■ Your objective: Below are records; please give the number of their lines that contain the string "nent", and only that number.

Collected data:
Content starts
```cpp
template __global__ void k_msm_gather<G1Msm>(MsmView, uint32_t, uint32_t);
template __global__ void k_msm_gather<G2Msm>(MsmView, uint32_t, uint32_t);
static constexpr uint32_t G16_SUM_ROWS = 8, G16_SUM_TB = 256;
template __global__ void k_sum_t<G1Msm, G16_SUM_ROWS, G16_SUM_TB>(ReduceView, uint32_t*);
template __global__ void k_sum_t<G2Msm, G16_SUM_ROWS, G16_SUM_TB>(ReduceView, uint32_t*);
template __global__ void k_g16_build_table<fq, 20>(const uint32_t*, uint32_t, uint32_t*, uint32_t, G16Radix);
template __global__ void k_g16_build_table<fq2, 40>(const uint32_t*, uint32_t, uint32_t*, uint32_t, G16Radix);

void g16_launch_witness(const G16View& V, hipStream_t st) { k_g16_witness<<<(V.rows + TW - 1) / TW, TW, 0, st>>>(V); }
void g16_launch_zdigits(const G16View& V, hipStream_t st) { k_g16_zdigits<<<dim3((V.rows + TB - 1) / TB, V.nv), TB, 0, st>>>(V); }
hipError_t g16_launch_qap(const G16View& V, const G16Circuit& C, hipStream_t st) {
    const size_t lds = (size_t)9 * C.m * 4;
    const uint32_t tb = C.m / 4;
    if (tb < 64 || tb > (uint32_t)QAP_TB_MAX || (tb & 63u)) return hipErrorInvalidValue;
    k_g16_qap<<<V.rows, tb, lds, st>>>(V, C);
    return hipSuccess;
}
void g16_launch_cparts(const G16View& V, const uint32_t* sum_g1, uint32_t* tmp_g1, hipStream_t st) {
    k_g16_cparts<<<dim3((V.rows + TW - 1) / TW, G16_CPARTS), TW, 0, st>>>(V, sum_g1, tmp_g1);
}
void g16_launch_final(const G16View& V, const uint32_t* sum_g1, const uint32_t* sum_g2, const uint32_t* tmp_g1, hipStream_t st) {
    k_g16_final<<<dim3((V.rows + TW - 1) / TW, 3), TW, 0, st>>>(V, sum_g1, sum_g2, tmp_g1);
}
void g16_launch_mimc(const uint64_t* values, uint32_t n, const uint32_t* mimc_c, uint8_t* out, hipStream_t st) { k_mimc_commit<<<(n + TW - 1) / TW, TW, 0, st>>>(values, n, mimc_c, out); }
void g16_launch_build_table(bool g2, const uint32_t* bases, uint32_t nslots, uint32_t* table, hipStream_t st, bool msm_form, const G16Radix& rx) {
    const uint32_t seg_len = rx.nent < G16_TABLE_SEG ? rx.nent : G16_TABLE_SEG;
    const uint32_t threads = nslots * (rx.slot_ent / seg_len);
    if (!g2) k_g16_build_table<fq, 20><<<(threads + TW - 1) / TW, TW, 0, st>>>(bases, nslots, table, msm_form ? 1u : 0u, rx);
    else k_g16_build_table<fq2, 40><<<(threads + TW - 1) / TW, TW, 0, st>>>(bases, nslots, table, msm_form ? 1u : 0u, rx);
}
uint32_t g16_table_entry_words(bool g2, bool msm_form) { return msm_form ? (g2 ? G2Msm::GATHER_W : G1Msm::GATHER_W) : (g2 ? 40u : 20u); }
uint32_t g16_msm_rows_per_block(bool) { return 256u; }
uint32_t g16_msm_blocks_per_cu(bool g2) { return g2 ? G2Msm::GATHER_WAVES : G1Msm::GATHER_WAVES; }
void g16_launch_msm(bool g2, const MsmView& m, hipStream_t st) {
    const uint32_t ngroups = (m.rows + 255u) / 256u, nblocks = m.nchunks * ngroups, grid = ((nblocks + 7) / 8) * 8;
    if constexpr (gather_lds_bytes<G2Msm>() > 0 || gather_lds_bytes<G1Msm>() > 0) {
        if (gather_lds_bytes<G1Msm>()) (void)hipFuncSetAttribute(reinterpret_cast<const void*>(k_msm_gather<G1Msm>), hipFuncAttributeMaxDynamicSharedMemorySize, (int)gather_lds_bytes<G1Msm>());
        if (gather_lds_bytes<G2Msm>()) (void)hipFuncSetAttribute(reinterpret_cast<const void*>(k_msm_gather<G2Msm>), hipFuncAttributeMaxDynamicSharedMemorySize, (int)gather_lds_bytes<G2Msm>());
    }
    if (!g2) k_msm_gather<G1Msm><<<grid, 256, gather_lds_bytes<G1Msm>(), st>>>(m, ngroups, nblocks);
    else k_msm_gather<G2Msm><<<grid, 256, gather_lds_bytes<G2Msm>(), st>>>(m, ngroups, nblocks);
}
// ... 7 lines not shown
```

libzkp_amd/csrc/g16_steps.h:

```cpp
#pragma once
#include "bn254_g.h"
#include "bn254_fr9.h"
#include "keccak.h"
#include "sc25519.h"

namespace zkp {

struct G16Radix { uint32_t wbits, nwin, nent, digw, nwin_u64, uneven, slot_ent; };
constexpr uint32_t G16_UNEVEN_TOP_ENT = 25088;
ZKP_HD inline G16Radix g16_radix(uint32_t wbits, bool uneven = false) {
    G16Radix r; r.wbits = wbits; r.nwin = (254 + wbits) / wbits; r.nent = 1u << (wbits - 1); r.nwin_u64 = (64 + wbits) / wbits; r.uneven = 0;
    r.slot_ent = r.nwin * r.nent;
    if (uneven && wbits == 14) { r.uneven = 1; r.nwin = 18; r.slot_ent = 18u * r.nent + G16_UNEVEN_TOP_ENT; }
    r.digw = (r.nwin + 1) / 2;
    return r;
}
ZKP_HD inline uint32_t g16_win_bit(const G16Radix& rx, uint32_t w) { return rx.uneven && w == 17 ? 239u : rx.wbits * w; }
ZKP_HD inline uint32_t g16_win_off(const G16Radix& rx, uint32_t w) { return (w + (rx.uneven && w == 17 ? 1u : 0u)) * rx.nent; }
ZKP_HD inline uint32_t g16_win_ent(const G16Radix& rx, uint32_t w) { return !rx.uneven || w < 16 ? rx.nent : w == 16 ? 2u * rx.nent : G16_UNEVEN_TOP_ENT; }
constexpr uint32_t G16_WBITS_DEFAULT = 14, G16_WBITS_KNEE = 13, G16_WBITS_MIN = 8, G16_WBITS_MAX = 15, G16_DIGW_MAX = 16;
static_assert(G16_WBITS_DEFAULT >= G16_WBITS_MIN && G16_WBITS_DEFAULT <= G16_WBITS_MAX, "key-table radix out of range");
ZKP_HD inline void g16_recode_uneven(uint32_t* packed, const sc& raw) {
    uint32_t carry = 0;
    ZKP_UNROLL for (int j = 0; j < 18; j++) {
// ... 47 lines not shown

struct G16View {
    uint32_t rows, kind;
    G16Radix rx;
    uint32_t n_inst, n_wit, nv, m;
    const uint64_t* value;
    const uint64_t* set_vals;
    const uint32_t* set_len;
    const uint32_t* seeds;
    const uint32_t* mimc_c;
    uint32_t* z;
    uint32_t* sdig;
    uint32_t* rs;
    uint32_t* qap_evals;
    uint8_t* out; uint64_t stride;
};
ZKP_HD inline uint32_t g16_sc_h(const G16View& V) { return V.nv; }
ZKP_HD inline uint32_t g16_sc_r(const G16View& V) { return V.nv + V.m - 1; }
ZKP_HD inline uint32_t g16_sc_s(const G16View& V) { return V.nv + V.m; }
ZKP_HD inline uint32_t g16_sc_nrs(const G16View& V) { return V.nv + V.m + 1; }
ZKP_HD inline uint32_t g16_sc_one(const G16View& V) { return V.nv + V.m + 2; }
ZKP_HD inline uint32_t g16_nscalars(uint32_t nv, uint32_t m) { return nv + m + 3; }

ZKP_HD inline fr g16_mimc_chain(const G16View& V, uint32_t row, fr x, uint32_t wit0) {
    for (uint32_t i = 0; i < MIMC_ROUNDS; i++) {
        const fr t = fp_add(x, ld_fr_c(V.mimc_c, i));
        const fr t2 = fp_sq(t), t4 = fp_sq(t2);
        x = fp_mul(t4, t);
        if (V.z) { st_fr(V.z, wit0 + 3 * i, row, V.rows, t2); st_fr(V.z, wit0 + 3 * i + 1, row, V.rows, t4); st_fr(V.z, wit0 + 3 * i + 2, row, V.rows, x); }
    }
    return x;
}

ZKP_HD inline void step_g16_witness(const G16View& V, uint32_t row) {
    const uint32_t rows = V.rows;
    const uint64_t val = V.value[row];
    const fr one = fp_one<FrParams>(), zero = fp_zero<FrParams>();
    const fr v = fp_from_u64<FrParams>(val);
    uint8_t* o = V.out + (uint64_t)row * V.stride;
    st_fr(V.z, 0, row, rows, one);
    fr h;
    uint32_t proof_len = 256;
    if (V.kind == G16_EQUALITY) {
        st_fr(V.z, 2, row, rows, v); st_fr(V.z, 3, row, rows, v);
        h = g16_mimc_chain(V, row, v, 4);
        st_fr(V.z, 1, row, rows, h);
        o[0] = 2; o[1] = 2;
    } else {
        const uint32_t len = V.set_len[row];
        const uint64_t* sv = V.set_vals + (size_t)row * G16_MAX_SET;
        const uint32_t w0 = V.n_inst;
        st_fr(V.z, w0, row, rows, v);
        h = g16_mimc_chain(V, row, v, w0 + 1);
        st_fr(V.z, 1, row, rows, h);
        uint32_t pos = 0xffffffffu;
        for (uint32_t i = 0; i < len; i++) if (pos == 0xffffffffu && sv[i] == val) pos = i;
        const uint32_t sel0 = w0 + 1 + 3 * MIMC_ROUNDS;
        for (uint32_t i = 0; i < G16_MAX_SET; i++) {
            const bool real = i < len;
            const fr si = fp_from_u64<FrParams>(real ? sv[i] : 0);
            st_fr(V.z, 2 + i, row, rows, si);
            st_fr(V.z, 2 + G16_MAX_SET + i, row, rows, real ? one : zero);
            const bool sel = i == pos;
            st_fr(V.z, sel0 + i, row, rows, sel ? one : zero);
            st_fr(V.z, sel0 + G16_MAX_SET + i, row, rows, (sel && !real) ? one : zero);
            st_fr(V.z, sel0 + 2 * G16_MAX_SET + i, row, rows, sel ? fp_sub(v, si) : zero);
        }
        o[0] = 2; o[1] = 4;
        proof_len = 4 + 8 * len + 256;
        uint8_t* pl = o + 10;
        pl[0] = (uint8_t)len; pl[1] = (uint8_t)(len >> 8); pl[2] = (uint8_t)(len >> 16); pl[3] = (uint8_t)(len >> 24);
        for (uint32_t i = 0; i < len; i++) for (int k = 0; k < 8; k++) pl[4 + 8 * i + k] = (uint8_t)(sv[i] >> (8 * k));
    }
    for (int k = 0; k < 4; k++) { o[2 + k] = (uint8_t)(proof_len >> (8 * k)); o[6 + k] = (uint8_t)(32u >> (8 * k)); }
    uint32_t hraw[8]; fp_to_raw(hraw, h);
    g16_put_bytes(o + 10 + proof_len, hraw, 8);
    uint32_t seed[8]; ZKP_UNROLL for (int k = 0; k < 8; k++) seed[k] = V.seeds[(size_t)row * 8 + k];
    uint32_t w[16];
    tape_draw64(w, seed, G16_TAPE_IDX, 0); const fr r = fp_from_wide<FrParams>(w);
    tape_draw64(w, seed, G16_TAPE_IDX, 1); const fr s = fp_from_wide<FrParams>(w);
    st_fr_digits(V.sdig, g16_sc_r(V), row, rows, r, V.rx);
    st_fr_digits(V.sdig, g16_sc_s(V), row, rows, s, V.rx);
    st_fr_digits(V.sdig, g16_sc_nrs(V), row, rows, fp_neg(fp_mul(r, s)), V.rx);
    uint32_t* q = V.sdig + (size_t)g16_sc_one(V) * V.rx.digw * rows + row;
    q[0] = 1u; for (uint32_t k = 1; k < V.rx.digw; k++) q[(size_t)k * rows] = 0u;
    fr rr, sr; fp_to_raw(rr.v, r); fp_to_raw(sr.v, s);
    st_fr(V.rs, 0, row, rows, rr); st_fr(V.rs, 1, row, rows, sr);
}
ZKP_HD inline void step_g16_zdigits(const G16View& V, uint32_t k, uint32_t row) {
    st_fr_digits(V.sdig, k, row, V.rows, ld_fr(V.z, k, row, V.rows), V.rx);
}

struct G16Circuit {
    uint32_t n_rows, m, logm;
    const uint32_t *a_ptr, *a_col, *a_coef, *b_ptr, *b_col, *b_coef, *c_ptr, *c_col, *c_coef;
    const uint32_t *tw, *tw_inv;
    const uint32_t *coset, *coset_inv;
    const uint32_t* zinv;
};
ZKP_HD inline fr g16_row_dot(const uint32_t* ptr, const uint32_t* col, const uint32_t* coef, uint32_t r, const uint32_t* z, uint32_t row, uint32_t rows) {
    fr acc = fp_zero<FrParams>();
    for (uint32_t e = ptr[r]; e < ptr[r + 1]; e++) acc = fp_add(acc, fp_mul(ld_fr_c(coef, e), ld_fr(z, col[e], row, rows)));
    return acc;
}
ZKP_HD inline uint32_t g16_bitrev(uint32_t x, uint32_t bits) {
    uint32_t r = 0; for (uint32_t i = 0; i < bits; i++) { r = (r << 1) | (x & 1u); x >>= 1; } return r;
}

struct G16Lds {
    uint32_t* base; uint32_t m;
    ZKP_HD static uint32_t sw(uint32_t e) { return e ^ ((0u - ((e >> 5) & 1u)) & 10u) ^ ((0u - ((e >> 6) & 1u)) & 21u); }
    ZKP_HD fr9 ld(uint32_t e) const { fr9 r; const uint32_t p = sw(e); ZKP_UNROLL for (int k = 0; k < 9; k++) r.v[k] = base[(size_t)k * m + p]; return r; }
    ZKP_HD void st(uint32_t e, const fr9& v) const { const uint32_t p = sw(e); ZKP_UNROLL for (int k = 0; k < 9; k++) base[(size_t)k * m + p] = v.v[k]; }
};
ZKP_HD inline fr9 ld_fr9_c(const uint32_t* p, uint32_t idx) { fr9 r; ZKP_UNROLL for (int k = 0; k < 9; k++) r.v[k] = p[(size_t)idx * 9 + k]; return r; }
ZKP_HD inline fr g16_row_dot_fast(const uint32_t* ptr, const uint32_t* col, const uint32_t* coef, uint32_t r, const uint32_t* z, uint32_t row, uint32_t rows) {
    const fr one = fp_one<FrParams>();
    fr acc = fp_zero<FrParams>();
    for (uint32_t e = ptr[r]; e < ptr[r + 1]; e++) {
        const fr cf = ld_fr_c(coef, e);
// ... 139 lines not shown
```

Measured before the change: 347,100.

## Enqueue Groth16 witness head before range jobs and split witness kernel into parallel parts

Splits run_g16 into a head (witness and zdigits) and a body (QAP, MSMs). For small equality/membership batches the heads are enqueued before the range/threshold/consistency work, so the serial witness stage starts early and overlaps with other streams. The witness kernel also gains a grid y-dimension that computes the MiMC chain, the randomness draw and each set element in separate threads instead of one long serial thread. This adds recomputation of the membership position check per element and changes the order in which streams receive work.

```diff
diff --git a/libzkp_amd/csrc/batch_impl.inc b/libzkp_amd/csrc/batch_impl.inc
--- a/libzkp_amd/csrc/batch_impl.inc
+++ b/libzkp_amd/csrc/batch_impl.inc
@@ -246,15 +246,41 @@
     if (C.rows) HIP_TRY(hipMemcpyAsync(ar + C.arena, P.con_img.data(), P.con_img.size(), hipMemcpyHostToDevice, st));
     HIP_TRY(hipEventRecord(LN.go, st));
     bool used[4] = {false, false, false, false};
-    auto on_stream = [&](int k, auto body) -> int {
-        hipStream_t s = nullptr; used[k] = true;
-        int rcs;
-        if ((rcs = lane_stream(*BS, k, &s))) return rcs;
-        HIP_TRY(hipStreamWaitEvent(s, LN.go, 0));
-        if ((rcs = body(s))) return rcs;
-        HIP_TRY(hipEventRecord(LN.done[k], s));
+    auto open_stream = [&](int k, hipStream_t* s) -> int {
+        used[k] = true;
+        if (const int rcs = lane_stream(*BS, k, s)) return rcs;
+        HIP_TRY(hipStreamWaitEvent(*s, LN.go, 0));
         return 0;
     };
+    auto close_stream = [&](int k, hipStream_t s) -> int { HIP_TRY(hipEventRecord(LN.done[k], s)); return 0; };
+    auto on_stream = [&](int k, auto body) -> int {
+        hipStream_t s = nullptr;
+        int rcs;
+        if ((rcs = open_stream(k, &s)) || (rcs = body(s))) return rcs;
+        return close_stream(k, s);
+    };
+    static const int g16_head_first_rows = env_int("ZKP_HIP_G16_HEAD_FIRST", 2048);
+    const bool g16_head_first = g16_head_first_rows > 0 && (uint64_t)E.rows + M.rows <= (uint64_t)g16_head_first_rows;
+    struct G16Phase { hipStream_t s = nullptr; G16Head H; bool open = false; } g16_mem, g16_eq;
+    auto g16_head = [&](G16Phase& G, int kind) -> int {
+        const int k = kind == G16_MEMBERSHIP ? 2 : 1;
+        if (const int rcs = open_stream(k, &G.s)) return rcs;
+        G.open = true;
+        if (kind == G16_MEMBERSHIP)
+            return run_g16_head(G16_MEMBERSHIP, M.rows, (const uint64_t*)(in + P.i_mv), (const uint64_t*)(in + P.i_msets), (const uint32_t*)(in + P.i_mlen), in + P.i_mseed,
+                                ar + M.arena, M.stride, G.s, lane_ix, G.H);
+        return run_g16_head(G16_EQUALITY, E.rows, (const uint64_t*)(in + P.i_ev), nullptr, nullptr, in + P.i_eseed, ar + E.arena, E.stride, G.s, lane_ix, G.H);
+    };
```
Content ends
■ Answer to this problem: 7